> **GIVEN RECORDS**:
= Beginning of Section =

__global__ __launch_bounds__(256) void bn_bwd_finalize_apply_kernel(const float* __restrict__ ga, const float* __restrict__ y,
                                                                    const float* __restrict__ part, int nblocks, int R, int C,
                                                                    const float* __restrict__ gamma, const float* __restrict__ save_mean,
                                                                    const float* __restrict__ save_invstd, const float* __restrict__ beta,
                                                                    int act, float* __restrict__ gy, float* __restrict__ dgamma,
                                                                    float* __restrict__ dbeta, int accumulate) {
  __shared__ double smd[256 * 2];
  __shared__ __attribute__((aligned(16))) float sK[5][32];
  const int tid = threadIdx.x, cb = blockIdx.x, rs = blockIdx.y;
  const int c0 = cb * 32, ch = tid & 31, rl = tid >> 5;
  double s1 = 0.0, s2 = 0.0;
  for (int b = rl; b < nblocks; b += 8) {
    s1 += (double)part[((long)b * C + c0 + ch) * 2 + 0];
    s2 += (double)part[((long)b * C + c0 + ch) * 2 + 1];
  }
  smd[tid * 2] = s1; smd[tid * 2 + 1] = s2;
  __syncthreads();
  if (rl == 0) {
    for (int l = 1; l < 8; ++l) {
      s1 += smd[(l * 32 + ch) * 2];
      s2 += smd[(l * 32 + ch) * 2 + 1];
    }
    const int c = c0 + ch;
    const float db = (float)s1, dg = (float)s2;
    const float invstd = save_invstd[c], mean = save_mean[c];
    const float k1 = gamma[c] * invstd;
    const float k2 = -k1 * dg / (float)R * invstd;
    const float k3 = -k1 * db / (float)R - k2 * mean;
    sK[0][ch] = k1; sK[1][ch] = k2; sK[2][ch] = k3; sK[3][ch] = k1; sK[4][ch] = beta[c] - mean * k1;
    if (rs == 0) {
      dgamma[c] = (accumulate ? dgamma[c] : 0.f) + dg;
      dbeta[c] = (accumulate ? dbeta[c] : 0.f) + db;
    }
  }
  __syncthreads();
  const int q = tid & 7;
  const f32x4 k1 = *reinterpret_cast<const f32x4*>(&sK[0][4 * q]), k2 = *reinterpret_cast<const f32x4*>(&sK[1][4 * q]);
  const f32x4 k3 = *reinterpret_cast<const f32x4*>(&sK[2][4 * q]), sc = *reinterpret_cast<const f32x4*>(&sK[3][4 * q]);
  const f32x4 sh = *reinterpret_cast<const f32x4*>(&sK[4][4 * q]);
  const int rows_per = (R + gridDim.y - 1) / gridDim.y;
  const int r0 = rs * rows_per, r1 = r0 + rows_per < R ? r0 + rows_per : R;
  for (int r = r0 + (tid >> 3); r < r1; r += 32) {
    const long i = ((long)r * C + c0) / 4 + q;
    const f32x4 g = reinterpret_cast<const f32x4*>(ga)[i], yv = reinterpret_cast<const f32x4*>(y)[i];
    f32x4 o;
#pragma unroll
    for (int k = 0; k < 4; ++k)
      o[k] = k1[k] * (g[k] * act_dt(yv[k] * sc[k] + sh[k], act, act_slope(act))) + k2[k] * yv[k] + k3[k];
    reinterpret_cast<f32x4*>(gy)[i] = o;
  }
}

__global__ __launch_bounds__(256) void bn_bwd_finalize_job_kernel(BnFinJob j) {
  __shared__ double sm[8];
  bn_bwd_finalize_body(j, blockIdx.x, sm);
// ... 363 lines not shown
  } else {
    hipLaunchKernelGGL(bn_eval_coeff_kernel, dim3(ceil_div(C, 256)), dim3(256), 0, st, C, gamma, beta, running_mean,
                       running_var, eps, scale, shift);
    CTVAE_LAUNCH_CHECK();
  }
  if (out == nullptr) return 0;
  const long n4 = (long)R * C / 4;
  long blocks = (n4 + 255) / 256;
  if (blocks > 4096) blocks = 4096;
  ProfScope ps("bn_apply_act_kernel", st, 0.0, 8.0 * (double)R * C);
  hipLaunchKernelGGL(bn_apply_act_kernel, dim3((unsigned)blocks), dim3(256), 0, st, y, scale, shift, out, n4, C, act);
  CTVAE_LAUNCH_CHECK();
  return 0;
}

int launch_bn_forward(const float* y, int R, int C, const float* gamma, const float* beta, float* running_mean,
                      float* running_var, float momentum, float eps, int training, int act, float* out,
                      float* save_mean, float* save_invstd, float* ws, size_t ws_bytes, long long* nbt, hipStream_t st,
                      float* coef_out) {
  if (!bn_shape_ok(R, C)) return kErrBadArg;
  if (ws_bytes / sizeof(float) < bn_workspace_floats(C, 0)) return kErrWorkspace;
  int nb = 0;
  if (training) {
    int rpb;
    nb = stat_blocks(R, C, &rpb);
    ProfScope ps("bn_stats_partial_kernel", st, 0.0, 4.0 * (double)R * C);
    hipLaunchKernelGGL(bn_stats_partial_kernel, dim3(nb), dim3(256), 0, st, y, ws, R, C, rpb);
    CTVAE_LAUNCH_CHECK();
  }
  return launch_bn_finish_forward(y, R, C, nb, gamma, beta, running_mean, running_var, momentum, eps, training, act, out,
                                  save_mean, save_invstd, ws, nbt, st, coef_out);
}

= End of Section =
= Beginning of Section =

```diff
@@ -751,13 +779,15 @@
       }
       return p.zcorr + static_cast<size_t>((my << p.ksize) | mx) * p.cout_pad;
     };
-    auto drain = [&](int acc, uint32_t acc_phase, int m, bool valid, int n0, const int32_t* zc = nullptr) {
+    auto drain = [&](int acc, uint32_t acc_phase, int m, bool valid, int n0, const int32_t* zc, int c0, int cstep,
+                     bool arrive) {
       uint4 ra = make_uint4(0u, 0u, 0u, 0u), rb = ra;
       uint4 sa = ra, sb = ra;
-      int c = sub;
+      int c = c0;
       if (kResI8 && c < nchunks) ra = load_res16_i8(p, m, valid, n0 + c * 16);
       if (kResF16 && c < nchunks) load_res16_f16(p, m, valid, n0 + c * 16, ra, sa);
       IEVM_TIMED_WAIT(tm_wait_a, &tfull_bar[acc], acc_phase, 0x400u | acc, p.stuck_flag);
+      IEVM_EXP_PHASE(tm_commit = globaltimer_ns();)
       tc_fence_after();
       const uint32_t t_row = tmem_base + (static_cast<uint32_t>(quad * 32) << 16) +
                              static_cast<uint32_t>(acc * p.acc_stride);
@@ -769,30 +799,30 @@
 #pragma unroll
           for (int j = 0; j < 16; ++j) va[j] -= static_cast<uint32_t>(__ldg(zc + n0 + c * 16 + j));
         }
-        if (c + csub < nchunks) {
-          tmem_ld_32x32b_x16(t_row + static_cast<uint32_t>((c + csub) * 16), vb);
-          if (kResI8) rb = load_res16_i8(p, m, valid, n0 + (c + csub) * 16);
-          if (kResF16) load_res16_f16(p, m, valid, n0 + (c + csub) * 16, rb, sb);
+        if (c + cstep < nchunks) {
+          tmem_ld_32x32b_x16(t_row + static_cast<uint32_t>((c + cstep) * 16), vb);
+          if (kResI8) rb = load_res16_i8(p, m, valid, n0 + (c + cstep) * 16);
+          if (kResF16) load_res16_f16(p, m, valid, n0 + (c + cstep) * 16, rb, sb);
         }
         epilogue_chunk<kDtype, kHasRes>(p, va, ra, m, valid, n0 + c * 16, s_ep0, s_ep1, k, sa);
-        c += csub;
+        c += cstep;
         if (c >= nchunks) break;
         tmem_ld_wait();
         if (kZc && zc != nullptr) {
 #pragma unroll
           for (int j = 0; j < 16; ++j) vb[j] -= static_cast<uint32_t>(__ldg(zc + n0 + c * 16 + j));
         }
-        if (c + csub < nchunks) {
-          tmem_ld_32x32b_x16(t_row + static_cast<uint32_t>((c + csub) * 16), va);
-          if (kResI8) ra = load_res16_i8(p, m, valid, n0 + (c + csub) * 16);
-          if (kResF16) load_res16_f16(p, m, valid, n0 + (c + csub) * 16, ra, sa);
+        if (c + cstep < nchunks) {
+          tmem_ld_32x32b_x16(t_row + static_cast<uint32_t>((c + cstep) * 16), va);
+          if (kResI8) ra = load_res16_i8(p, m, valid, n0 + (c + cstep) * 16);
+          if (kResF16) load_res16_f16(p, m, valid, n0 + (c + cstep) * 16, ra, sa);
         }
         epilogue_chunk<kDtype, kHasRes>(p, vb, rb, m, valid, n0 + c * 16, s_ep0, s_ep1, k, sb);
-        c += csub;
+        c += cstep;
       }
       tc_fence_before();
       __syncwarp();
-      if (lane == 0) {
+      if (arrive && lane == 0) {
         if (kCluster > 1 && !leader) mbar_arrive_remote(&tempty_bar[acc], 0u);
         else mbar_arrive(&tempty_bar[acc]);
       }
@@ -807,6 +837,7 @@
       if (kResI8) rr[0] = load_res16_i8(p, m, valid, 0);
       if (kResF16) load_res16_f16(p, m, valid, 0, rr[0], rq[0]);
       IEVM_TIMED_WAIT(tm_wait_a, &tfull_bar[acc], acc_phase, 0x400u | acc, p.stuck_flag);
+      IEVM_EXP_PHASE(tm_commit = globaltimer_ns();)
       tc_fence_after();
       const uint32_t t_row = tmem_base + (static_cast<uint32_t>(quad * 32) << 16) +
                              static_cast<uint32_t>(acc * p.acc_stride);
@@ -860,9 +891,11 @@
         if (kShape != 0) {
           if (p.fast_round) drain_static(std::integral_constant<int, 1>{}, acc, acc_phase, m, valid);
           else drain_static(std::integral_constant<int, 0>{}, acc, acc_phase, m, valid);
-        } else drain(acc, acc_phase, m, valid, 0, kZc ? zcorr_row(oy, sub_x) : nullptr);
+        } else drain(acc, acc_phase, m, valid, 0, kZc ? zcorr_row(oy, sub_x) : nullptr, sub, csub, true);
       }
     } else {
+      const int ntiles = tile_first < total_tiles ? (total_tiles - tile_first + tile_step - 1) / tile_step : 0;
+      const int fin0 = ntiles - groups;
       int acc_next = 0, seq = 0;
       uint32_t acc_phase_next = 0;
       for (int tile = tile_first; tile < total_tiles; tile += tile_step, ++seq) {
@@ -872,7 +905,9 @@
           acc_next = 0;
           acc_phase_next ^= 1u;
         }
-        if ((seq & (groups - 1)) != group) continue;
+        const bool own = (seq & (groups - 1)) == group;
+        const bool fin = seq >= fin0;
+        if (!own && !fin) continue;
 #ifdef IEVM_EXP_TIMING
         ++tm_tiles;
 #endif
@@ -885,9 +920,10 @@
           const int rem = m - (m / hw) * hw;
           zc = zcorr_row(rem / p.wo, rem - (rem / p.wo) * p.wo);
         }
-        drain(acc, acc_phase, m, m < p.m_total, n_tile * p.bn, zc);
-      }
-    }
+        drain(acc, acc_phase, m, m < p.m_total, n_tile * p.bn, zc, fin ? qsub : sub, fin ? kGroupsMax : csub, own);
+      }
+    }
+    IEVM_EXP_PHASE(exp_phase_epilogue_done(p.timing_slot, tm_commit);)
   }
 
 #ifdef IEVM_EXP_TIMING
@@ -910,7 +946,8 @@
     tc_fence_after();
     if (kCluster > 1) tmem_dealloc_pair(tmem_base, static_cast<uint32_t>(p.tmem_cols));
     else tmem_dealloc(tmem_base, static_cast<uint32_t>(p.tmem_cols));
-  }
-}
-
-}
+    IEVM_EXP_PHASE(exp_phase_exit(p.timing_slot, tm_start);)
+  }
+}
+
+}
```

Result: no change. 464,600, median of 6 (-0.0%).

= End of Section =
= Beginning of Section =

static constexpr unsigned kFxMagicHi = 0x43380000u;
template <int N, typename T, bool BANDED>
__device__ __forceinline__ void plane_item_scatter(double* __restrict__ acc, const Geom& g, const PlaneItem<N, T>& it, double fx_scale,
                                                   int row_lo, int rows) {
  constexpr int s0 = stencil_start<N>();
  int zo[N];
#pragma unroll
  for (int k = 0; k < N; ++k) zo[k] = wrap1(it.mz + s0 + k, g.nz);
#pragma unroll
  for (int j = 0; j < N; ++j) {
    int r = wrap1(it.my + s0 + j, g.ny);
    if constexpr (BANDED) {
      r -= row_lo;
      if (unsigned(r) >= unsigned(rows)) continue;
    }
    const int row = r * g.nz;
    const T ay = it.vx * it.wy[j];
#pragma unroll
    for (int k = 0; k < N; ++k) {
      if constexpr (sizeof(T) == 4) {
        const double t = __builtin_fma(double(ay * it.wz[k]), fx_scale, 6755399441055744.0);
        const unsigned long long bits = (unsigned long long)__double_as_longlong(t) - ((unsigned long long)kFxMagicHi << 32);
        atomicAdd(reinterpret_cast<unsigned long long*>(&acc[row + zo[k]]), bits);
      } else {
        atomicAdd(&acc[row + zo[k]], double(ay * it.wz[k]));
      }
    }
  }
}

= End of Section =

> **REQUIREMENT**: In the data shown above, how many lines hold the string "sizeof"? The answer is the number alone.

> **RESULT OF THE TASK**: 2